** INFORMATION follows **

template <bool SR1 = false>
__device__ __forceinline__ void qn_s2_hreduce_row(const QnS2Args& a, const int R, const int nrhs, const double tot0, const double tot1, double (*bred)[8],
                                                  const double gp, const double yv, const int half = -1, const double snew = 0.0) {
    const int tid = threadIdx.x, lane = tid & 63, wave = tid >> 6;
    if (half == 1) {
        if (tid < QN_TB && nrhs == 2) a.F.VV[R * QN_TB + tid] = tot1;
        return;
    }
    double p[8];
#pragma unroll
    for (int k = 0; k < 8; ++k) p[k] = 0.0;
    if (tid < QN_TB) {
        const int gi = R * QN_TB + tid;
        if (nrhs == 2) {
            a.F.UN[gi] = tot0;
            if (half < 0) a.F.VV[gi] = tot1;
            p[0] = yv * tot0;
            if (SR1) p[2] = (snew - tot0) * yv;
            p[1] = tot0 * gp;
        } else {
            a.F.VV[gi] = tot0;
        }
        a.F.G[gi] = gp;
    }
    if (wave < 2) {
        QnWaveFold<8, 32>::run(p, lane);
        if ((lane & 7) == 0) bred[wave][lane >> 3] = p[0];
    }
    __syncthreads();
    if (tid < (SR1 ? 3 : 2)) a.wgS[((size_t)a.parity * QN_S2_ROW + tid) * a.trows + R] = bred[0][tid] + bred[1][tid];
}
struct QnS2HReq {
    const double *sp, *up, *r0v, *gt;
    double c_ss, c_su, c_uu;
    bool pending;
};
struct QnS2HVec {
    double s_r, u_r, y0_r, y1_r;
    v2d s_c, u_c, a0, a1;
};
template <bool RHS = true>
__device__ __forceinline__ void qn_s2_hvec_load(const QnS2HReq& q, const unsigned ir, const unsigned jc, QnS2HVec& v) {
    v.s_r = q.sp[ir]; v.u_r = q.up[ir];
    v.s_c = ld2(q.sp + jc); v.u_c = ld2(q.up + jc);
    if (RHS) { v.y0_r = q.r0v[ir]; v.y1_r = q.gt[ir]; v.a0 = ld2(q.r0v + jc); v.a1 = ld2(q.gt + jc); }
}

#define QN_S2_FOLD_ITEMS 3
#define QN_S2_FOLD_BLOCKS (2 * QN_S2_FOLD_ITEMS)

** End of INFORMATION **

HOW TO COMPLETE THIS TASK »
Exactly those lines that run from the start of the listing to the line containing "if (tid < QN_TB)" should be output, and no others.

SOLUTION TO THE PROBLEM »
template <bool SR1 = false>
__device__ __forceinline__ void qn_s2_hreduce_row(const QnS2Args& a, const int R, const int nrhs, const double tot0, const double tot1, double (*bred)[8],
                                                  const double gp, const double yv, const int half = -1, const double snew = 0.0) {
    const int tid = threadIdx.x, lane = tid & 63, wave = tid >> 6;
    if (half == 1) {
        if (tid < QN_TB && nrhs == 2) a.F.VV[R * QN_TB + tid] = tot1;
        return;
    }
    double p[8];
#pragma unroll
    for (int k = 0; k < 8; ++k) p[k] = 0.0;
    if (tid < QN_TB) {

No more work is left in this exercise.